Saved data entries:
<<<<

class _Attention128Fn(torch.autograd.Function):

    @staticmethod
    def forward(ctx, q, k, v, scale, o_pad, precise_delta):
        q, k, v = (t if t.stride(3) == 1 else t.contiguous() for t in (q, k, v))
        o_res8 = None
        if precise_delta and any(ctx.needs_input_grad[:3]):
            o_res8 = torch.empty(q.shape[0], q.shape[2], q.shape[1] * q.shape[3], dtype=torch.uint8, device=q.device)
        o, lse = attention128_fwd_raw(q, k, v, scale, o_pad, o_res8=o_res8)
        ctx.save_for_backward(q, k, v, o, lse, o_res8)
        ctx.scale = float(scale)
        return o

    @staticmethod
    def backward(ctx, do):
        q, k, v, o, lse, o_res8 = ctx.saved_tensors
        B, H, Sq, D = q.shape
        Skv = k.shape[2]
        do = do if do.stride(3) == 1 else do.contiguous()
        dq = torch.empty(B, Sq, H, D, dtype=torch.bfloat16, device=q.device).permute(0, 2, 1, 3)
        dk = torch.empty(B, Skv, H, D, dtype=torch.bfloat16, device=q.device).permute(0, 2, 1, 3)
        dv = torch.empty(B, Skv, H, D, dtype=torch.bfloat16, device=q.device).permute(0, 2, 1, 3)
        attention128_bwd_raw(q, k, v, o, do, lse, dq, dk, dv, ctx.scale, o_res8=o_res8)
        return dq, dk, dv, None, None, None


def attention128(q, k, v, scale=None, o_pad=0, precise_delta="int8"):
    if precise_delta not in (None, "int8"):
        raise ValueError('attention128: precise_delta is "int8" or None (the bf16 residual form exists at head_dim 64 only)')
    return _Attention128Fn.apply(q, k, v, q.shape[-1] ** -0.5 if scale is None else scale, int(o_pad), precise_delta)


class _QKNormAttentionFn(torch.autograd.Function):

    @staticmethod
    def forward(ctx, qkv, wq, bq, wk, bk, rope_cos, rope_sin, text_len, H, eps, o_pad, grad_pad, rope_mode=0, recompute_qk=False, precise_delta=None, fwd_policy=None):
        _req(qkv, torch.bfloat16)
        B, S, W = qkv.shape
        Dh = W // (3 * H)
        qkv5 = qkv.view(B, S, 3, H, Dh)
        q_in, k_in, v = (qkv5[:, :, i].permute(0, 2, 1, 3) for i in range(3))
        qn = torch.empty(B, H, S, Dh, dtype=torch.bfloat16, device=qkv.device)
        kn = torch.empty_like(qn)
        _timed("qknorm_rope_fwd", 8.0 * B * H * S * Dh, lambda: _lib.call(
            "vgpa_qknorm_rope_fwd", q_in, k_in, qn, kn, _bhs_strides(q_in), _bhs_strides(k_in), _bhs_strides(qn), _bhs_strides(kn),
            wq, bq, wk, bk, rope_cos, rope_sin, text_len, B, H, S, Dh, float(eps), float(Dh ** -0.5 * LOG2E), int(rope_mode), _stream()), "byte")
        o_res = None
        if precise_delta and ctx.needs_input_grad[0]:
            o_res = torch.empty(B, S, H * Dh, dtype=torch.uint8 if precise_delta == "int8" else torch.bfloat16, device=qkv.device)
        o, lse = attention_fwd_raw(qn, kn, v, q_prescaled=True, o_pad=o_pad, o_res=o_res, policy=fwd_policy)
        if recompute_qk:
            ctx.save_for_backward(qkv, o, lse, wq, wk, rope_cos, rope_sin, bq, bk, o_res)
        else:
            ctx.save_for_backward(qkv, qn, kn, o, lse, wq, wk, rope_cos, rope_sin, o_res)
        ctx.meta = (text_len, H, eps, grad_pad, int(rope_mode), bool(recompute_qk))
        return o

    @staticmethod
    def backward(ctx, do):
        text_len, H, eps, grad_pad, rope_mode, recompute_qk = ctx.meta
        if recompute_qk:
            qkv, o, lse, wq, wk, rope_cos, rope_sin, bq, bk, o_res = ctx.saved_tensors
        else:
            qkv, qn, kn, o, lse, wq, wk, rope_cos, rope_sin, o_res = ctx.saved_tensors
        B, S, W = qkv.shape
        Dh = W // (3 * H)
        do = do.contiguous()
        qkv5 = qkv.view(B, S, 3, H, Dh)
        q_in, k_in, v = (qkv5[:, :, i].permute(0, 2, 1, 3) for i in range(3))
        if recompute_qk:
            qn = torch.empty(B, H, S, Dh, dtype=torch.bfloat16, device=qkv.device)
            kn = torch.empty_like(qn)
            _timed("qknorm_rope_fwd", 8.0 * B * H * S * Dh, lambda: _lib.call(
                "vgpa_qknorm_rope_fwd", q_in, k_in, qn, kn, _bhs_strides(q_in), _bhs_strides(k_in), _bhs_strides(qn), _bhs_strides(kn),
                wq, bq, wk, bk, rope_cos, rope_sin, text_len, B, H, S, Dh, float(eps), float(Dh ** -0.5 * LOG2E), int(rope_mode), _stream()), "byte")
        dqkv = _padded_empty((B, S), W, grad_pad, qkv.dtype, qkv.device) if grad_pad else torch.empty_like(qkv)
        d5 = dqkv.unflatten(-1, (3, H, Dh))
        dq_in, dk_in, dv = (d5[:, :, i].permute(0, 2, 1, 3) for i in range(3))
        dqn = torch.empty_like(qn)
        dkn = torch.empty_like(kn)
        ov = o.unflatten(-1, (H, Dh)).permute(0, 2, 1, 3)
        dov = do.view(B, S, H, Dh).permute(0, 2, 1, 3)
        attention_bwd_raw(qn, kn, v, ov, dov, lse, dqn, dkn, dv, q_prescaled=True,
                          o_res=None if o_res is None else o_res.unflatten(-1, (H, Dh)).permute(0, 2, 1, 3))
        _timed("qknorm_rope_bwd", 12.0 * B * H * S * Dh, lambda: _lib.call(
            "vgpa_qknorm_rope_bwd", dqn, dkn, q_in, k_in, dq_in, dk_in, _bhs_strides(dqn), _bhs_strides(dkn), _bhs_strides(q_in),
            _bhs_strides(k_in), _bhs_strides(dq_in), _bhs_strides(dk_in), wq, wk, rope_cos, rope_sin, text_len, B, H, S, Dh,
            float(eps), rope_mode, _stream()), "byte")
        return dqkv, None, None, None, None, None, None, None, None, None, None, None, None, None, None, None


def qknorm_attention(qkv, wq, bq, wk, bk, H, text_len=0, rope=None, eps=1e-6, o_pad=0, grad_pad=0, rope_mode=0, recompute_qk=False, precise_delta="int8", fwd_policy=None):
    cos, sin = (None, None) if rope is None else rope
    if precise_delta not in (None, "int8", "bf16"):
        raise ValueError(f'precise_delta: "int8", "bf16" or None, got {precise_delta!r}')
    return _QKNormAttentionFn.apply(qkv, wq, bq, wk, bk, cos, sin, text_len, H, eps, o_pad, grad_pad, rope_mode, bool(recompute_qk), precise_delta, fwd_policy)


def rope2d_tables(pos, head_dim=64, frequency=100.0):
    half = head_dim // 2
    inv = 1.0 / (frequency ** (torch.arange(0, half, 2, device=pos.device).float() / half))
    ang = pos.float()[:, :, None] * inv[None, None, :]
    ang = torch.cat([ang, ang], dim=-1).reshape(pos.shape[0], head_dim)
    return ang.cos().contiguous(), ang.sin().contiguous()


def _heads_in(*ts):
    for t in ts:
        if t is None:
            continue
        _req(t, torch.float32)
        if torch.is_grad_enabled() and t.requires_grad:
            raise RuntimeError("the fp32 head kernels are forward only: call them under torch.no_grad()")


def pack_conv_weight(w):
    return w.detach().float().permute(2, 3, 1, 0).contiguous()


def conv3x3_f32(x, w_packed, bias=None, res=None, res2=None, relu_in=False, relu_res=False, stride=1):
    _heads_in(x, w_packed, bias, res, res2)
    N, H, W, Cin = x.shape
    Cout = w_packed.shape[-1]
    if tuple(w_packed.shape) != (3, 3, Cin, Cout) or Cin % 16 or Cout % 16:
        raise RuntimeError(f"conv3x3_f32: weight {tuple(w_packed.shape)} does not fit input channels {Cin} (multiples of 16)")
    Ho, Wo = (H - 1) // stride + 1, (W - 1) // stride + 1
    out = torch.empty(N, Ho, Wo, Cout, device=x.device, dtype=torch.float32)
    for r in (res, res2):
        if r is not None and r.shape != out.shape:
            raise RuntimeError("conv3x3_f32: residual shape differs from the output's")
    _timed("conv3x3_f32", 2.0 * out.numel() * 9 * Cin,
           lambda: _lib.call("vgpa_conv3x3_f32", x, w_packed, bias, res, res2, out, N, H, W, Cin, Cout, stride,
                             (1 if relu_in else 0) | (2 if relu_res else 0), _stream()))
    return out


def conv1x1_f32(x, w_packed, bias=None):
    _heads_in(x, w_packed, bias)
    Cin, Cout = w_packed.shape
    if x.shape[-1] != Cin or Cin % 16 or Cout % 16:
        raise RuntimeError(f"conv1x1_f32: weight {tuple(w_packed.shape)} does not fit input {tuple(x.shape)} (channels in multiples of 16)")
    out = torch.empty(*x.shape[:-1], Cout, device=x.device, dtype=torch.float32)
    M = out.numel() // Cout
    _timed("conv1x1_f32", 2.0 * M * Cin * Cout, lambda: _lib.call("vgpa_conv1x1_f32", x, w_packed, bias, out, M, Cin, Cout, _stream()))
    return out


def uv_embed_tables(width, height, channels, aspect_ratio, device, ratio=0.1, f32_angles=False):
    if channels % 8:
        raise RuntimeError("uv_embed_tables: channels must be a multiple of 8")
    diag = (aspect_ratio ** 2 + 1.0) ** 0.5
    span_x, span_y = aspect_ratio / diag, 1.0 / diag
    xs = torch.linspace(-span_x * (width - 1) / width, span_x * (width - 1) / width, steps=width, dtype=torch.float32)
    ys = torch.linspace(-span_y * (height - 1) / height, span_y * (height - 1) / height, steps=height, dtype=torch.float32)
    half = channels // 2
    adt = torch.float32 if f32_angles else torch.float64
    omega = torch.arange(half // 2, dtype=adt)
    omega /= half / 2.0
    omega = 1.0 / 100 ** omega

    def table(pos):
        ang = torch.einsum("m,d->md", pos.to(adt), omega)
        return (torch.cat([ang.sin(), ang.cos()], dim=1).float() * ratio).contiguous().to(device)
    return table(xs), table(ys)


def upsample_bilinear_ac_f32(x, H, W, tabs=None):
    xt, yt = tabs if tabs is not None else (None, None)
    _heads_in(x, xt, yt)
    N, h, w, C = x.shape
    if xt is not None and (tuple(xt.shape) != (W, C // 2) or tuple(yt.shape) != (H, C // 2)):
        raise RuntimeError("upsample_bilinear_ac_f32: embedding tables do not fit the output")
    out = torch.empty(N, H, W, C, device=x.device, dtype=torch.float32)
    _timed("upsample_bilinear_ac_f32", 4.0 * out.numel(), lambda: _lib.call("vgpa_upsample_bilinear_ac_f32", x, xt, yt, out, N, h, w, C, H, W, _stream()),
           unit="byte")
    return out


_DPT_ACT = {"exp": 0, "inv_log": 1}


def _tail_fits(name, x, H, W, w1_packed, w2, xt, yt, grid):
    C, od = x.shape[3], w2.shape[0]
    if tuple(w1_packed.shape) != (3, 3, C, 32) or tuple(w2.shape) != (od, 32) or C % 16:
        raise RuntimeError(f"{name}: weights do not fit the input")
    if xt is not None and (tuple(xt.shape) != (W, C // 2) or tuple(yt.shape) != (H, C // 2)):
        raise RuntimeError(f"{name}: embedding tables do not fit the {grid}")


def dpt_tail_f32(x, H, W, w1_packed, b1, w2, b2, activation="exp", tabs=None):
    xt, yt = tabs if tabs is not None else (None, None)
    _heads_in(x, xt, yt, w1_packed, b1, w2, b2)
    if activation not in _DPT_ACT:
        raise NotImplementedError(f"dpt_tail_f32: activation {activation!r} (exp and inv_log are built)")
    N, h, w, C = x.shape
    od = w2.shape[0]
    _tail_fits("dpt_tail_f32", x, H, W, w1_packed, w2, xt, yt, "output")
    preds = torch.empty(N, H, W, od - 1, device=x.device, dtype=torch.float32)
    conf = torch.empty(N, H, W, device=x.device, dtype=torch.float32)
    _timed("dpt_tail_f32", 2.0 * N * H * W * (9 * C * 32 + 32 * od),
           lambda: _lib.call("vgpa_dpt_tail_f32", x, xt, yt, w1_packed, b1, w2, b2, preds, conf, N, h, w, C, H, W, od, _DPT_ACT[activation], _stream()))
    return preds, conf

>>>>

• _What you have to do_
Wherever the word "embedding" appears in the data, return the whole line.

• _Answer for the task_
        raise RuntimeError("upsample_bilinear_ac_f32: embedding tables do not fit the output")
        raise RuntimeError(f"{name}: embedding tables do not fit the {grid}")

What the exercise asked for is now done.